Consistent with Stajkovic et al. (2018), this study found that personality traits and financial self-efficacy (FSE) beliefs were relevant to EIP use within an adverse, novel, and ambiguous environment. A notable finding was that FSE and conscientiousness emerged as the most robust predictors of EIP use across all categories of financial behavior, which is consistent with existing research for FSE & financial behavior (e.g., Asebedo, 2018; Lown, 2011). Therefore, FSE and conscientiousness are important psychological characteristics relevant to financial behavior that may lead to greater financial preparedness and capacity for spending flexibility during crisis and uncertainty. While personality traits are relatively stable, they are not immune to intervention and change, such that those low in conscientiousness might exhibit more conscientious behavior with their money over time (Bleidorn et al., 2019). FSE can also be cultivated and strengthened through intervention (Bandura, 1997). Last, while the COVID-19 pandemic has had a disproportionate effect on the population (Kantamneni, 2020), psychological characteristics remained significant within the analysis after controlling for these sociodemographic and economic attributes.
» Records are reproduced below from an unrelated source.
template <typename TO, int NIT>
__global__ __launch_bounds__(256) void layernorm_kernel(const float* __restrict__ x, const typename IO<TO>::P* __restrict__ g,
                                                        const typename IO<TO>::P* __restrict__ bta, void* __restrict__ y, int M, int d) {
  typedef typename IO<TO>::P PT;
  constexpr int V = 8;
  const int row = blockIdx.x * 4 + (threadIdx.x >> 6), lane = threadIdx.x & 63;
  if (row >= M) return;
  const float* xr = x + (size_t)row * d;
  float v[NIT][V];
  float sum = 0.f;
#pragma unroll
  for (int it = 0; it < NIT; ++it) {
    const int c = (it * 64 + lane) * V;
    if (c < d) {
      VecIO<float>::ld(xr + c, v[it]);
#pragma unroll
      for (int j = 0; j < V; ++j) sum += v[it][j];
    } else {
#pragma unroll
      for (int j = 0; j < V; ++j) v[it][j] = 0.f;
    }
  }
  const float mean = wave_sum(sum) / (float)d;
  float sq = 0.f;
#pragma unroll
  for (int it = 0; it < NIT; ++it) {
    const int c = (it * 64 + lane) * V;
    if (c < d) {
#pragma unroll
      for (int j = 0; j < V; ++j) { const float t = v[it][j] - mean; sq += t * t; }
    }
  }
  const float rstd = 1.0f / sqrtf(wave_sum(sq) / (float)d + 1e-5f);
#pragma unroll
  for (int it = 0; it < NIT; ++it) {
    const int c = (it * 64 + lane) * V;
    if (c < d) {
      float gg[V], bb[V], o[V];
      VecIO<PT>::ld(g + c, gg);
      VecIO<PT>::ld(bta + c, bb);
#pragma unroll
      for (int j = 0; j < V; ++j) o[j] = (v[it][j] - mean) * rstd * gg[j] + bb[j];
      op_st8<TO>(y, (size_t)row, d, c, o);
    }
  }
}

template <typename HT, typename TO, bool SPLIT = false>
__global__ __launch_bounds__(256, SPLIT ? 3 : 4) void enc_attention_h16_kernel(const HT* __restrict__ Q, const HT* __restrict__ K,
                                                                const HT* __restrict__ Vt, void* __restrict__ out,
                                                                 int H, int T, int Tp, int d, size_t plane) {
  __shared__ __attribute__((aligned(16))) HT sK[2][64 * 64];
  __shared__ __attribute__((aligned(16))) HT sV[64 * 64];
  __shared__ __attribute__((aligned(16))) HT sKl[SPLIT ? 2 : 1][SPLIT ? 64 * 64 : 8];
  __shared__ __attribute__((aligned(16))) HT sVl[SPLIT ? 64 * 64 : 8];
  const int tid = threadIdx.x, lane = tid & 63;
  const int wave = __builtin_amdgcn_readfirstlane(tid >> 6);
  const int bh = blockIdx.y, b = bh / H, h = bh - b * H;
  const int q0 = blockIdx.x * 128 + wave * 32;
  const int qi = lane & 31, g2 = lane >> 5;
  const HT* Qb = Q + enc_qk_index(bh, Tp, 0);
  const HT* Kb = K + enc_qk_index(bh, Tp, 0);
  const HT* Vb = Vt + enc_vt_block(bh, Tp);

  bf16x8 qf[4], qfl[SPLIT ? 4 : 1];
#pragma unroll
  for (int hs = 0; hs < 4; ++hs) qf[hs] = *(const bf16x8*)(Qb + (size_t)(q0 + qi) * 64 + hs * 16 + g2 * 8);
  if constexpr (SPLIT) {
#pragma unroll
    for (int hs = 0; hs < 4; ++hs) qfl[hs] = *(const bf16x8*)(Qb + plane + (size_t)(q0 + qi) * 64 + hs * 16 + g2 * 8);
  }

  f32x16 o0, o1;
#pragma unroll
  for (int r = 0; r < 16; ++r) { o0[r] = 0.f; o1[r] = 0.f; }
  float m_run = -1.0e30f, l_run = 0.f;

  const int n_tiles = (T + 63) / 64;
  const unsigned kfrag = (unsigned)(qi * 128 + ((g2 ^ ((qi >> 1) & 7)) << 4));
  constexpr int NDMA = SPLIT ? 4 : 2;
  auto fetch_tile = [&](const HT* src, HT* dst, HT* dst_lo) {
#pragma unroll
    for (int i = 0; i < 2; ++i) {
      const int c = tid + i * 256, row = c >> 3, sl = (c & 7) ^ ((row >> 1) & 7);
      __builtin_amdgcn_global_load_lds((const __attribute__((address_space(1))) void*)(src + row * 64 + sl * 8),
                                       (__attribute__((address_space(3))) void*)(dst + (i * 256 + wave * 64) * 8), 16, 0, 0);
      if constexpr (SPLIT)
        __builtin_amdgcn_global_load_lds((const __attribute__((address_space(1))) void*)(src + plane + row * 64 + sl * 8),
                                         (__attribute__((address_space(3))) void*)(dst_lo + (i * 256 + wave * 64) * 8), 16, 0, 0);
    }
  };
  auto fetch_k = [&](int kt) { fetch_tile(Kb + (size_t)(kt * 64) * 64, sK[kt & 1], sKl[kt & 1]); };
  auto fetch_v = [&](int kt) { fetch_tile(Vb + (size_t)kt * 64 * 64, sV, sVl); };
  fetch_k(0);
  for (int kt = 0; kt < n_tiles; ++kt) {
    const HT* cK = sK[kt & 1];
    asm volatile("s_waitcnt vmcnt(0)" ::: "memory");
    __syncthreads();
    fetch_v(kt);
    const bool more = kt + 1 < n_tiles;
    if (more) fetch_k(kt + 1);
    {
      const int key_base = kt * 64;
      f32x16 s0, s1;
#pragma unroll
      for (int r = 0; r < 16; ++r) { s0[r] = 0.f; s1[r] = 0.f; }
      unsigned kfo = kfrag;
      asm volatile("" : "+v"(kfo));
      const char* cKs = (const char*)cK;
      [[maybe_unused]] const char* cKls = (const char*)sKl[kt & 1];
      __builtin_amdgcn_s_setprio(1);
#pragma unroll
      for (int hs = 0; hs < 4; ++hs) {
        const bf16x8 kf0 = *(const bf16x8*)(cKs + (kfo ^ (hs << 5)));
        const bf16x8 kf1 = *(const bf16x8*)(cKs + 4096 + (kfo ^ (hs << 5)));
        s0 = H16<HT>::mfma32(kf0, qf[hs], s0);
        s1 = H16<HT>::mfma32(kf1, qf[hs], s1);
        if constexpr (SPLIT) {
          const bf16x8 kfl0 = *(const bf16x8*)(cKls + (kfo ^ (hs << 5)));
          const bf16x8 kfl1 = *(const bf16x8*)(cKls + 4096 + (kfo ^ (hs << 5)));
          s0 = H16<HT>::mfma32(kf0, qfl[hs], s0);
          s1 = H16<HT>::mfma32(kf1, qfl[hs], s1);
          s0 = H16<HT>::mfma32(kfl0, qf[hs], s0);
          s1 = H16<HT>::mfma32(kfl1, qf[hs], s1);
        }
      }
      __builtin_amdgcn_s_setprio(0);
      if (key_base + 64 > T) {
        asm volatile("");
#pragma unroll
        for (int r = 0; r < 16; ++r) {
          const int key = key_base + (r & 3) + 8 * (r >> 2) + 4 * g2;
          if (key >= T) s0[r] = -1.0e30f;
          if (key + 32 >= T) s1[r] = -1.0e30f;
        }
      }
      float mx = fmaxf(s0[0], s1[0]);
#pragma unroll
      for (int r = 1; r < 16; ++r) mx = fmaxf(fmaxf(mx, s0[r]), s1[r]);
      mx = fmaxf(mx, lane_xor<32>(mx));
      const float m_new = fmaxf(m_run, mx);
      const float alpha = __expf(m_run - m_new);
      float ps = 0.f;
      const float m_l2 = -m_new * 1.4426950408889634f;
#pragma unroll
      for (int r = 0; r < 16; ++r) {
        s0[r] = __builtin_amdgcn_exp2f(fmaf(s0[r], 1.4426950408889634f, m_l2));
        s1[r] = __builtin_amdgcn_exp2f(fmaf(s1[r], 1.4426950408889634f, m_l2));
        ps += s0[r] + s1[r];
      }
      m_run = m_new;
      if (__builtin_amdgcn_ballot_w64(alpha != 1.0f)) {
#pragma unroll
        for (int r = 0; r < 16; ++r) { o0[r] *= alpha; o1[r] *= alpha; }
      }
      if (more) asm volatile("s_waitcnt vmcnt(%0) lgkmcnt(0)" ::"n"(NDMA) : "memory");
      else asm volatile("s_waitcnt vmcnt(0) lgkmcnt(0)" ::: "memory");
      __builtin_amdgcn_s_barrier();
      asm volatile("" ::: "memory");
      __builtin_amdgcn_s_setprio(1);
#pragma unroll
      for (int sub = 0; sub < 2; ++sub) {
        const f32x16& sv = sub == 0 ? s0 : s1;
#pragma unroll
        for (int mm = 0; mm < 2; ++mm) {
          union { bf16x8 v; uint32_t u[4]; } pf, pfl;
#pragma unroll
          for (int jj = 0; jj < 4; ++jj) pf.u[jj] = H16<HT>::pack(sv[8 * mm + 2 * jj], sv[8 * mm + 2 * jj + 1]);
          if constexpr (SPLIT) {
#pragma unroll
            for (int jj = 0; jj < 4; ++jj)
              pfl.u[jj] = H16<HT>::pack(H16<HT>::sub_lo(sv[8 * mm + 2 * jj], pf.u[jj]), H16<HT>::sub_hi(sv[8 * mm + 2 * jj + 1], pf.u[jj]));
          }
#pragma unroll
          for (int ht = 0; ht < 2; ++ht) {
            const bf16x8 vf = *(const bf16x8*)((const char*)sV + ht * 4096 + (kfo ^ ((sub * 2 + mm) << 5)));
            if (ht == 0) o0 = H16<HT>::mfma32(vf, pf.v, o0);
            else o1 = H16<HT>::mfma32(vf, pf.v, o1);
            if constexpr (SPLIT) {
              const bf16x8 vfl = *(const bf16x8*)((const char*)sVl + ht * 4096 + (kfo ^ ((sub * 2 + mm) << 5)));
              if (ht == 0) { o0 = H16<HT>::mfma32(vf, pfl.v, o0); o0 = H16<HT>::mfma32(vfl, pf.v, o0); }
              else { o1 = H16<HT>::mfma32(vf, pfl.v, o1); o1 = H16<HT>::mfma32(vfl, pf.v, o1); }
            }
          }
        }
      }
      __builtin_amdgcn_s_setprio(0);
      ps += lane_xor<32>(ps);
      l_run = l_run * alpha + ps;
    }
  }
  const int q = q0 + qi;
  if constexpr (IsMx<TO>::v) {
    const float inv = 1.0f / l_run;
    uint32_t hw[2][8], lw[2][8];
    float amax_h[2] = {0.f, 0.f}, amax_l[2] = {0.f, 0.f};
#pragma unroll
    for (int ht = 0; ht < 2; ++ht) {
      const f32x16& o = ht == 0 ? o0 : o1;
#pragma unroll
      for (int p = 0; p < 8; ++p) {
        const float a0 = H16<f16_t>::sat(o[2 * p] * inv), a1 = H16<f16_t>::sat(o[2 * p + 1] * inv);
        const uint32_t hh = H16<f16_t>::pack(a0, a1);
        const float r0 = a0 - H16<f16_t>::lo(hh), r1 = a1 - H16<f16_t>::hi(hh);
        const uint32_t ll = H16<f16_t>::pack(r0, r1);
        hw[ht][p] = hh; lw[ht][p] = ll;
        amax_h[ht] = fmaxf(amax_h[ht], fmaxf(fabsf(H16<f16_t>::lo(hh)), fabsf(H16<f16_t>::hi(hh))));
        amax_l[ht] = fmaxf(amax_l[ht], fmaxf(fabsf(H16<f16_t>::lo(ll)), fabsf(H16<f16_t>::hi(ll))));
      }
    }
    uint32_t gh[16], gl[16];
    float ah = g2 ? amax_h[1] : amax_h[0], al = g2 ? amax_l[1] : amax_l[0];
    ah = fmaxf(ah, lane_xor<32>(g2 ? amax_h[0] : amax_h[1]));
    al = fmaxf(al, lane_xor<32>(g2 ? amax_l[0] : amax_l[1]));
#pragma unroll
    for (int p = 0; p < 8; ++p) {
      const uint32_t mine_h = g2 ? hw[1][p] : hw[0][p], give_h = g2 ? hw[0][p] : hw[1][p];
      const uint32_t mine_l = g2 ? lw[1][p] : lw[0][p], give_l = g2 ? lw[0][p] : lw[1][p];
      const uint32_t got_h = lane_xor_u<32>(give_h), got_l = lane_xor_u<32>(give_l);
      const int rg = p >> 1, pr = p & 1;
      gh[4 * rg + pr] = g2 ? got_h : mine_h;
      gh[4 * rg + 2 + pr] = g2 ? mine_h : got_h;
      gl[4 * rg + pr] = g2 ? got_l : mine_l;
      gl[4 * rg + 2 + pr] = g2 ? mine_l : got_l;
    }
    if (q < T) {
      const size_t row = (size_t)b * T + q;
      const int c = h * 64 + g2 * 32;
      unsigned char* blk = (unsigned char*)out + row * (size_t)(4 * d) + (size_t)(c >> 6) * 256;
#pragma unroll
      for (int i = 0; i < 4; ++i) *(uint4*)(blk + (c & 63) * 2 + 16 * i) = make_uint4(gh[4 * i], gh[4 * i + 1], gh[4 * i + 2], gh[4 * i + 3]);
      uint4 c0, c1;
      const int chunk = (c >> 5) & 1;
      mx_chunk(gl, al, c0, c1);
      *(uint4*)(blk + 128 + 32 * chunk) = c0; *(uint4*)(blk + 128 + 32 * chunk + 16) = c1;
      mx_chunk(gh, ah, c0, c1);
      *(uint4*)(blk + 128 + 32 * (2 + chunk)) = c0; *(uint4*)(blk + 128 + 32 * (2 + chunk) + 16) = c1;
    }
  } else if (q < T) {
    const float inv = 1.0f / l_run;
#pragma unroll
    for (int ht = 0; ht < 2; ++ht) {
#pragma unroll
      for (int rg = 0; rg < 4; ++rg) {
        const int hd = ht * 32 + 8 * rg + 4 * g2;
        const f32x16& o = ht == 0 ? o0 : o1;
        const float v4[4] = {o[4 * rg + 0] * inv, o[4 * rg + 1] * inv, o[4 * rg + 2] * inv, o[4 * rg + 3] * inv};
        op_st4<TO>(out, (size_t)b * T + q, d, h * 64 + hd, v4);
      }
    }
  }
}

Therefore, consistent with Stajkovic et al. (2018) and Bleidorn et al. (2019), this study contributes to the literature with evidence that personality traits and FSE explain differences in human behavior that persist within a crisis environment and potentially affect how individuals cope with financial disruptions and challenging circumstances.

From a personal finance perspective, the combined findings point to the need for holistic financial and psychological interventions during times of stability to strengthen conscientious financial behavior and financial literacy—a combination of financial knowledge, financial skill, and financial self-efficacy (Warmath & Zimmerman, 2019)—so that families can absorb financial shocks, weather adversity, and have the flexibility for decision making (e.g., spend vs. save) during crisis and uncertainty. From a policy perspective, this study raises awareness that psychological attributes explain variability in stimulus payment use, which points to two potential policy implications. First, research shows that those with greater conscientiousness tend to have more available financial resources due to habitual saving behaviors (e.g., Brown & Taylor, 2014; Donnelly et al., 2012; Duckworth et al., 2007; Gladstone et al., 2019; Mosca & McCrory, 2016). In this study, those with a stronger conscientiousness trait exhibited more variation in their EIP use. They were associated with spending on wants, less on needs, and saving and debt reduction behaviors. This result, combined with existing research that shows those with a more positive economic outlook were more likely to spend (Asebedo et al., 2020), suggests a two-pronged policy approach might effectively generate more consumer EIP spending: (a) strengthen policy and research funding for holistic (financial and psychological) financial literacy interventions that reach a broad population of U.S. adults to improve households’ financial resources and flexibility during a stable environment, and (b) during crisis environments, implement policy and public messaging that instill a sense of confidence in personal economic security and recovery. The second implication suggests that policymakers should not expect the broader population to behave as expected to reactionary policy delivered in a crisis environment given population variance in psychological attributes and financial circumstances. Therefore, pre-crisis intervention, policy, and planning are necessary to generate more predictable behaviors from stimulus payment programs when a crisis inevitably unfolds in the future.